_Task prompt_. Show me every line in the listing that has the word "SeedIndexParams".

Records for this task below:

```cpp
static std::vector<int> parse_cpulist(const char* path) {
    std::vector<int> cpus;
    FILE* f = fopen(path, "r");
    if (!f) return cpus;
    char buf[4096];
    if (fgets(buf, sizeof(buf), f)) {
        for (char* tok = strtok(buf, ",\n"); tok; tok = strtok(nullptr, ",\n")) {
            int a = 0, b = 0;
            const int got = sscanf(tok, "%d-%d", &a, &b);
            if (got == 1) b = a;
            if (got >= 1)
                for (int c = a; c <= b && c < 4096; ++c) cpus.push_back(c);
        }
    }
// ... 29 lines not shown
    snprintf(path, sizeof(path), "/sys/devices/system/node/node%d/cpulist", node);
    std::vector<int> cpus = parse_cpulist(path);
    if (!cpus.empty() && HostPool::worker_cpus().empty()) HostPool::worker_cpus() = cpus;
}

EngineTunables::EngineTunables() {
    k1MinGroup = env_int("EDLIB_B200_K1_MIN_GROUP", k1MinGroup);
    k1MinChunk = env_int("EDLIB_B200_K1_MIN_CHUNK", k1MinChunk);
    ovfCap = env_int("EDLIB_B200_OVF_CAP", ovfCap);
    filterK0 = env_int("EDLIB_B200_FILTER_K0", filterK0);
    filterK1 = env_int("EDLIB_B200_FILTER_K1", filterK1);
    packParallelBytes = (size_t)env_int("EDLIB_B200_PACK_PARALLEL_KB", (int)(packParallelBytes >> 10)) << 10;
    filterSeedK = env_int("EDLIB_B200_FILTER_SEED_K", filterSeedK);
    filterSeedBucket = env_int("EDLIB_B200_FILTER_SEED_BUCKET", filterSeedBucket);
    filterSeedSlack = env_int("EDLIB_B200_FILTER_SEED_SLACK", filterSeedSlack);
    filterMinLevelReads = env_int("EDLIB_B200_FILTER_MIN_LEVEL_READS", filterMinLevelReads);
    tinySweepReads = env_int("EDLIB_B200_TINY_SWEEP_READS", tinySweepReads);
    filterSeedLevels = std::min(SEED_LEVELS, env_int("EDLIB_B200_FILTER_SEED_LEVELS", filterSeedLevels));
    filterMaxWindows = env_int("EDLIB_B200_FILTER_MAX_WINDOWS", filterMaxWindows);
    filterMinLen = env_int("EDLIB_B200_FILTER_MIN_LEN", filterMinLen);
    filterSpread = env_int("EDLIB_B200_FILTER_SPREAD", filterSpread);
    filterMinTarget = env_int("EDLIB_B200_FILTER_MIN_TARGET", filterMinTarget);
    filterSkipRepeats = env_int("EDLIB_B200_FILTER_SKIP_REPEATS", filterSkipRepeats);
    bandKernel = env_int("EDLIB_B200_BAND_KERNEL", bandKernel);
    collapseEqualities = env_int("EDLIB_B200_COLLAPSE_EQUALITIES", collapseEqualities);
    directUpload = env_int("EDLIB_B200_DIRECT_UPLOAD", directUpload);
    streamSlices = std::max(1, env_int("EDLIB_B200_STREAM_SLICES", streamSlices));
    directMinBytes = (size_t)env_int("EDLIB_B200_DIRECT_MIN_KB", (int)(directMinBytes >> 10)) << 10;
    deviceStage = env_int("EDLIB_B200_DEVICE_STAGE", deviceStage);
    windowCheckAfter = env_int("EDLIB_B200_WINDOW_CHECK", windowCheckAfter);
    longHwMinTarget = env_int("EDLIB_B200_LONG_HW_MIN_TARGET", longHwMinTarget);
    longSeedMaxK = env_int("EDLIB_B200_LONG_SEED_MAX_K", longSeedMaxK);
    devSliceReads = std::max(64, env_int("EDLIB_B200_SLICE_READS", devSliceReads));
    streamMinPairs = env_int("EDLIB_B200_STREAM_MIN_PAIRS", streamMinPairs);
    const int sliceMb = env_int("EDLIB_B200_SLICE_MB", 0);
    if (sliceMb > 0) sliceBytes = (size_t)sliceMb << 20;
    if (sliceMb > 0) pathSliceBytes = (size_t)sliceMb << 20;
    deviceResults = env_int("EDLIB_B200_DEVICE_RESULTS", deviceResults);
}

static int code_map(const uint32_t (&present)[8], uint8_t (&map)[256], int other) {
    int ncodes = 0;
    for (int b = 0; b < 256; ++b) ncodes += (present[b >> 5] >> (b & 31)) & 1u;
    int next = 0;
    for (int b = 0; b < 256; ++b) {
        if (present[b >> 5] >> (b & 31) & 1u) map[b] = (uint8_t)next++;
        else map[b] = (uint8_t)(other < 0 ? 0 : std::min(other, 255));
    }
    return ncodes;
}

Prepared* Engine::prepare(const BatchInput& in) {
    Backend* be = be_;
    Trace trace;
    Prepared* p = spare_ ? spare_ : new Prepared();
    spare_ = nullptr;
    try {
        p->bind(be);
        p->tg.clear();
        p->hasEq = false;
        p->ncodes = 0;
        p->computed = false;
        p->classified = false;
        p->ed.clear();
        p->endStart.clear();
        p->endCount.clear();
// ... 1110 lines not shown
```

edlib_b200/csrc/eb_engine.h:

```cpp
#pragma once
#include <stddef.h>
#include <stdint.h>

#include <map>
#include <string>
#include <utility>
#include <vector>

#include "../../include/edlib.h"
#include "eb_common.h"

namespace eb {

struct Backend {
    virtual ~Backend() {}
    virtual void* alloc(size_t bytes) = 0;
    virtual void free(void* p) = 0;
    virtual void* alloc_host(size_t bytes) = 0;
    virtual void free_host(void* p) = 0;
    virtual bool host_pinned(const void* , size_t ) { return false; }
    virtual void h2d(void* dst, const void* src, size_t bytes) = 0;
    virtual void d2h(void* dst, const void* src, size_t bytes) = 0;
    virtual void zero(void* dst, size_t bytes) = 0;
    virtual void d2d(void* dst, const void* src, size_t bytes) = 0;
// ... 28 lines not shown
    virtual void launch_seed_count(const SeedIndexParams& p) = 0;
    virtual void launch_scan(int* data, int count) = 0;
    virtual void launch_seed_fill(const SeedIndexParams& p) = 0;
    virtual void launch_seed_plan(const SeedPlanParams& p) = 0;
    virtual void launch_win_reduce(const WinReduceParams& p) = 0;
    virtual void launch_fin_count(const FinParams& p) = 0;
    virtual void launch_fin_fill(const FinParams& p) = 0;
    virtual void launch_qalpha(const QAlphaParams& p) = 0;
    virtual void reset_timing() = 0;
    virtual double kernel_ms(const char* nameOrNull) = 0;
    virtual int launches() = 0;
    virtual std::string kernel_report() = 0;
};

struct BatchInput {
    const char* const* queries;
    const int* queryLengths;
    const char* const* targets;
    const int* targetLengths;
    int numPairs;
    EdlibAlignConfig config;
};

struct EngineTunables {
    int k1MinGroup = 32;
    int k1MinChunk = 1024;
    int ovfCap = 1 << 20;
    size_t sliceBytes = 1ull << 30;
    size_t pathSliceBytes = 8ull << 30;
    int deviceResults = 1;
    size_t packParallelBytes = 32u << 20;
    int deviceStage = 1;
    int devSliceReads = 1 << 20;
    int streamSlices = 8;
    int streamMinPairs = 32768;
    int longHwMinTarget = 65536;
    int longSeedMaxK = 1024;
    int windowCheckAfter = 48;
    int filterSeedK = 20;
    int filterSeedBucket = 128;
    int filterSeedLevels = 4;
    int tinySweepReads = 8;
    int filterMinLevelReads = 64;
    int filterSeedSlack = 4;
    int filterK1 = 8;
    int filterK0 = 16;
    int filterMinLen = 96;
    int filterSpread = 1024;
    int filterMaxWindows = 32;
    int filterMinTarget = 65536;
    size_t directMinBytes = 1u << 20;
    int directUpload = 1;
    int collapseEqualities = 1;
    int bandKernel = 1;
    int filterSkipRepeats = 1;
    EngineTunables();
};
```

End of Records for this task.

_Worked solution_.
    virtual void launch_seed_count(const SeedIndexParams& p) = 0;
    virtual void launch_seed_fill(const SeedIndexParams& p) = 0;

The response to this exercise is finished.